We all do it. I know I have. We 'should' each other.
"You shouldn't feel like that." "You should let it go."
In my family there are no shoulds. There are demands.
"Don't say that!" "Don't think that." "Don't feel that way." Comments typically made in regard to my self-deprecation.
It is enough to make a person want to swallow their feelings but, unfortunately, I am heart on the sleeve kind of gal.
Tonight, I went with a friend - who shall remain nameless as I have yet to determine his clever pseudonym - to donate blood for the Haitian relief effort.
Why I thought this was a good idea I am not so sure but I felt like there was no way to say no to those images, even though every time I get blood drawn it is a minor disaster. When I was in the hospital I swore I may have driven the nurse in training to give up her profession after her attempts to load my i.v. sent me screaming from the pain.
My veins don't take to kindly to being poked.
It didn't end up working. The veins said no. They didn't care about the wait or the good intention. One nurse said something I interpreted as having jello blood. Another said she probably went straight through the vein.

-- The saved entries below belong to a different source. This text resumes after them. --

__global__ __launch_bounds__(256) void make_B_kernel(const double* __restrict__ W, int Mp, double inv_s2, double* __restrict__ Bm,
                                                     double* __restrict__ trW, double* __restrict__ zero_me, int nB,
                                                     const double* __restrict__ Li, const double* __restrict__ x, double* __restrict__ y) {
  if ((int)blockIdx.x >= nB) {
    const int row = ((int)blockIdx.x - nB) * 4 + (threadIdx.x >> 6), lane = threadIdx.x & 63;
    if (row >= Mp) return;
    double s = 0.0;
    for (int j = lane; j < Mp; j += 64) s = fma(Li[(int64_t)row * Mp + j], x[j], s);
    s = wave_sum(s);
    if (lane == 0) y[row] = s;
    return;
  }
  const int64_t total = (int64_t)Mp * Mp;
  for (int64_t e = (int64_t)blockIdx.x * 256 + threadIdx.x; e < total; e += (int64_t)nB * 256) {
    const int r = (int)(e / Mp), c = (int)(e - (int64_t)r * Mp);
    const double w = 0.5 * (W[e] + W[(int64_t)c * Mp + r]);
    Bm[e] = (r == c ? 1.0 : 0.0) + w * inv_s2;
    if (zero_me) zero_me[e] = 0.0;
  }
  if ((int)blockIdx.x == nB - 1) {
    __shared__ double red[4];
    double s = 0.0;
    for (int i = threadIdx.x; i < Mp; i += 256) s += W[(int64_t)i * Mp + i];
// ... 76 lines not shown
  out[SGP_OUT_LOGMARG] = logmarg;
  out[SGP_OUT_TRACE] = trace_term;
  out[SGP_OUT_LOGDETB] = logdetB;
  out[SGP_OUT_QUAD] = quad;
  out[SGP_OUT_TRW] = trW;
  if (with_adj) {
    const double s22 = s2 * s2;
    out[SGP_OUT_S2BAR] = -0.5 * (-trSP / s22 + Nd / s2 - *yy / s22 + 2.0 * ba / (s22 * s2) - aPa / (s22 * s22)
                                 - *kappa / s22 + trW / s22);
    out[SGP_OUT_KAPPABAR] = -1.0 / (2.0 * s2);
  } else {
    out[SGP_OUT_S2BAR] = 0.0;
    out[SGP_OUT_KAPPABAR] = 0.0;
  }
}
__global__ __launch_bounds__(256) void finalize_bound_kernel(FinalizeArgs a) {
  __shared__ double red[4];
  finalize_bound_body(a, red);
}

__global__ __launch_bounds__(1024) void adjoint_mid_kernel(const double* __restrict__ W, const double* __restrict__ Binv,
                                                           const double* __restrict__ g, const double* __restrict__ u,
                                                           const double* __restrict__ Li, int Mp, double s2, int nC,
                                                           double* __restrict__ CS, double* __restrict__ rows3, double* __restrict__ t) {
  __shared__ double part[16][64];
  const int b = blockIdx.x, lane = threadIdx.x & 63, wv = threadIdx.x >> 6;
  if (b < nC) {
    const int64_t total = (int64_t)Mp * Mp;
    const double is2 = 1.0 / s2, is22 = 1.0 / (s2 * s2);
    for (int64_t e = (int64_t)b * 1024 + threadIdx.x; e < total; e += (int64_t)nC * 1024) {
      const int r = (int)(e / Mp), c = (int)(e - (int64_t)r * Mp);
      const int64_t pt = (int64_t)c * Mp + r;
      const double w = 0.5 * (W[e] + W[pt]);
// ... 34 lines not shown
      s3 = fma(Li[(int64_t)(j + 48) * Mp + col], g[j + 48], s3);
    }
    for (; j < Mp; j += 16) s0 = fma(Li[(int64_t)j * Mp + col], g[j], s0);
    part[wv][lane] = (s0 + s1) + (s2_ + s3);
    __syncthreads();
    if (wv == 0) {
      double acc = 0.0;
#pragma unroll
      for (int k = 0; k < 16; ++k) acc += part[k][lane];
      t[col] = acc;
    }
  }
}
__global__ __launch_bounds__(256) void adjoint_out_kernel(const double* __restrict__ R, const double* __restrict__ t,
                                                          int Mp, int M, double s2, double* __restrict__ Phibar,
                                                          double* __restrict__ Kuubar, double* __restrict__ bbar, int nA, FinalizeArgs fin) {
  if ((int)blockIdx.x == nA) {
    __shared__ double red[4];
    finalize_bound_body(fin, red);
    return;
  }
  const int64_t total = (int64_t)M * M;
  const int64_t mm = (int64_t)Mp * Mp;
  const double h = 0.25 / s2;
  for (int64_t e = (int64_t)blockIdx.x * 256 + threadIdx.x; e < total; e += (int64_t)nA * 256) {
    const int r = (int)(e / M), c = (int)(e - (int64_t)r * M);
    const int64_t p = (int64_t)r * Mp + c, pt = (int64_t)c * Mp + r;
    Phibar[e] = h * (R[p] + R[pt]);
    Kuubar[e] = -0.25 * (R[mm + p] + R[mm + pt]);
  }
  const double is22 = 1.0 / (s2 * s2);
  if (blockIdx.x == 0)
    for (int i = threadIdx.x; i < M; i += 256) bbar[i] = t[i] * is22;
}
// ... 452 lines not shown
}

__global__ void streaming_bound_kernel(const double* __restrict__ tr, double sf2, double s2, double* __restrict__ est) {
  est[0] = 0x1p-53 * sf2 * sf2 * tr[0] / s2;
}
extern "C" int sgp_streaming_error_bound(const double* trace_inv, double sf2, double s2, double* est, sgp_stream_t stream) {
  if (!trace_inv || !est || !(s2 > 0.0) || !(sf2 > 0.0)) return SGP_ERR_ARG;
  streaming_bound_kernel<<<1, 1, 0, (hipStream_t)stream>>>(trace_inv, sf2, s2, est);
  return check_launch();
}

__global__ __launch_bounds__(256) void streaming_report_kernel(const double* __restrict__ diag, int64_t stride, int M,
                                                               const double* __restrict__ tr, double sf2, double s2, double n,
                                                               double* __restrict__ est) {
  __shared__ double red[4];
  double mx = 0.0;
  if (diag)
    for (int i = threadIdx.x; i < M; i += 256) mx = fmax(mx, diag[(int64_t)i * stride]);
#pragma unroll
  for (int o = 32; o > 0; o >>= 1) mx = fmax(mx, __shfl_xor(mx, o, 64));
  if ((threadIdx.x & 63) == 0) red[threadIdx.x >> 6] = mx;
  __syncthreads();
  if (threadIdx.x == 0) {
    const double ub = 0x1p-53 * sf2 * sf2 * tr[0] / s2;
    est[1] = ub;
    est[0] = diag ? 0x1p-53 * fmax(fmax(red[0], red[1]), fmax(red[2], red[3])) * tr[0] / (s2 * n) : ub;
  }
}
extern "C" int sgp_streaming_error_report(const double* diag, int64_t stride, const double* trace_inv, double sf2, double s2, int64_t N,
                                          int M, double* est, sgp_stream_t stream) {
  if (!trace_inv || !est || M <= 0 || N < 0 || !(s2 > 0.0) || !(sf2 > 0.0) || (diag && stride <= 0)) return SGP_ERR_ARG;
  if (M > SGP_MAX_INDUCING) return SGP_ERR_DIM;
  streaming_report_kernel<<<1, 256, 0, (hipStream_t)stream>>>(diag, stride, M, trace_inv, sf2, s2, N > 0 ? (double)N : 1.0, est);
  return check_launch();
}

extern "C" void sgp_set_cond_limit(double limit) { default_ctx().cond_limit = limit >= 0.0 ? limit : 1e13; }

static int bound_impl(const double* Kuu, const double* Phi, const double* b, const double* yy,
                      const double* kappa, double s2, int64_t N, int M, int with_adjoints, double* out,
                      double* Phibar, double* bbar, double* Kuubar, double* factors,
                      const double* kuu_linv, int* info, void* ws, size_t ws_bytes,
                      sgp_stream_t stream, bool whitened, double* Cw_out = nullptr) {
  if ((!Kuu && !kuu_linv) || !Phi || !b || !yy || !kappa || !out || !info || M <= 0 || N < 0 || !(s2 > 0.0)) return SGP_ERR_ARG;
  if (whitened && !kuu_linv) return SGP_ERR_ARG;
  if (with_adjoints && (!Phibar || !bbar || !Kuubar)) return SGP_ERR_ARG;
  if (M > SGP_MAX_INDUCING) return SGP_ERR_DIM;
  const int Mp = padded_m(M);
  BoundWs w = carve_bound(ws, Mp, 1);
  if (!ws || ws_bytes < w.bytes) return SGP_ERR_WORKSPACE;
  hipStream_t st = (hipStream_t)stream;
  const int64_t ld = Mp;
  const size_t mm = (size_t)Mp * Mp;
  const bool need_G = with_adjoints || factors;

  const int nflags = (int)potrf_flag_ints(Mp);
  tail_prep_kernel<<<(nflags + 255) / 256, 256, 0, st>>>(kuu_linv ? nullptr : info, w.sc, w.flagsB, nflags, b, M, Mp, w.bp);

  if (kuu_linv) {
    w.M1 = const_cast<double*>(kuu_linv);
  } else {
    pad_copy(Kuu, M, M, M, w.M0, ld, Mp, Mp, 1.0, st);
    if (!potrf_lower(w.M0, w.M1, ld, Mp, info, 0, w.flags, st)) tri_inverse(w.M0, w.M1, w.M2, ld, Mp, st);
  }

  if (whitened) {
    if (M == Mp) w.M5 = const_cast<double*>(Phi);
    else pad_copy(Phi, M, M, M, w.M5, ld, Mp, Mp, 0.0, st);
    w.u = w.bp;
  } else {
  if (M == Mp) w.M3 = const_cast<double*>(Phi);
  else pad_copy(Phi, M, M, M, w.M3, ld, Mp, Mp, 0.0, st);
// ... 3 lines not shown
    g.m = Mp; g.n = Mp; g.k = Mp; g.khi_mask = 1;
    g.lower_only = true;
    gemm(g, st);
    GemmDesc h;
    h.A = w.M4; h.lda = ld; h.B = w.M1; h.ldb = ld; h.tb = true; h.C = w.M5; h.ldc = ld;
    h.m = Mp; h.n = Mp; h.k = Mp; h.khi_mask = 2;
    h.lower_only = true;
    h.mirror = true;
    gemm(h, st);
  }

  }

  {
    const int nB = grid_for((int64_t)mm);
    make_B_kernel<<<nB + (whitened ? 0 : Mp / 4), 256, 0, st>>>(w.M5, Mp, 1.0 / s2, w.M6, w.sc + SC_TRW, need_G ? w.M7 : nullptr, nB, w.M1,
                                                                w.bp, w.u);
  }
  const bool lb_inverted = potrf_lower(w.M6, need_G ? w.M7 : nullptr, ld, Mp, info, M, w.flagsB, st, w.u, w.q, true, 2);
  const int* abort_flag = potrf_abort_flag(w.flagsB, Mp);
  if (need_G && !lb_inverted) tri_inverse(w.M6, w.M7, w.M2, ld, Mp, st);

  if (factors) {
    crop_copy(w.M1, ld, factors, M, M, M, st);
    crop_copy(w.M7, ld, factors + (size_t)M * M, M, M, M, st);
    crop_copy(w.q, 1, factors + (size_t)2 * M * M, 1, M, 1, st);
  }
  if (with_adjoints) {
    GemmDesc s;
    s.A = w.M7; s.lda = ld; s.ta = true; s.B = w.M7; s.ldb = ld; s.C = w.M2; s.ldc = ld;
    s.m = Mp; s.n = Mp; s.k = Mp; s.klo_mask = 3;
    gemm(s, st);
// ... 5 lines not shown
      adjoint_mid_kernel<<<nC + Mp / 16 + Mp / 64, 1024, 0, st>>>(w.M5, w.M2, w.alpha, w.u, w.M1, Mp, s2, nC, CS, w.rows3, w.t1);
    }
    if (Cw_out) crop_copy(CS, ld, Cw_out, M, M, M, st);
    GemmDesc t1;
    t1.A = CS; t1.lda = ld; t1.sA = (int64_t)mm; t1.B = w.M1; t1.ldb = ld; t1.sB = 0; t1.C = TT; t1.ldc = ld; t1.sC = (int64_t)mm;
    t1.m = Mp; t1.n = Mp; t1.k = Mp; t1.batch = 2; t1.klo_mask = 2;
    gemm(t1, st);
    GemmDesc t2;
    t2.A = w.M1; t2.lda = ld; t2.ta = true; t2.sA = 0; t2.B = TT; t2.ldb = ld; t2.sB = (int64_t)mm; t2.C = CS; t2.ldc = ld; t2.sC = (int64_t)mm;
    t2.m = Mp; t2.n = Mp; t2.k = Mp; t2.batch = 2; t2.klo_mask = 1;
    gemm(t2, st);
  }
  const FinalizeArgs fin{w.sc, yy, kappa, s2, (double)N, with_adjoints, w.M6, w.q, Mp, abort_flag, info, out, w.rows3};
  if (with_adjoints) {
    const int nA = grid_for((int64_t)M * M);
    adjoint_out_kernel<<<nA + 1, 256, 0, st>>>(w.M0, w.t1, Mp, M, s2, Phibar, Kuubar, bbar, nA, fin);
  } else {
    finalize_bound_kernel<<<1, 256, 0, st>>>(fin);
  }
  return check_launch();
}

It was fine. I felt a little guilty but it was fine.
But then someone on the bus-o-blood said something and I just wanted to cry. It had nothing to do with donating or the tiny compartment, which even on my best day would give me an anxiety attack.
It was an innocent, meaningless directive and without time or reason I was immediately transported back to the fifth grade, having just been sent to Sister Jackie's office for using the word 'bitch'. I felt so worthless in my metaphoric plaid skirt.
If I told you the words or the whys you might just tell me I shouldn't have felt that way. But I did and all I wanted to do was get out of that damn bus.
Wanda Sikes does a pit about being gay and how basically you are a dumb-ass if you think it is a choice. I feel that way about feelings.
Sometimes you just feel the way you do - despite the shoulds. I think my therapist would agree with me, conditionally, except to say that the manifestation of those feelings is where we have to do the work.
It felt icky and sometimes, for reasons that would be far too difficult to explain to someone not living inside my head, I feel like that, like crap. We all must. Sometimes.
But I rebound quickly, when given enough air and space and room to breathe. And in a moment or few, I felt better. The lower lip of the incarcerated fifth grader inside of me was still quivering but it would recover. She'll come around in her own time.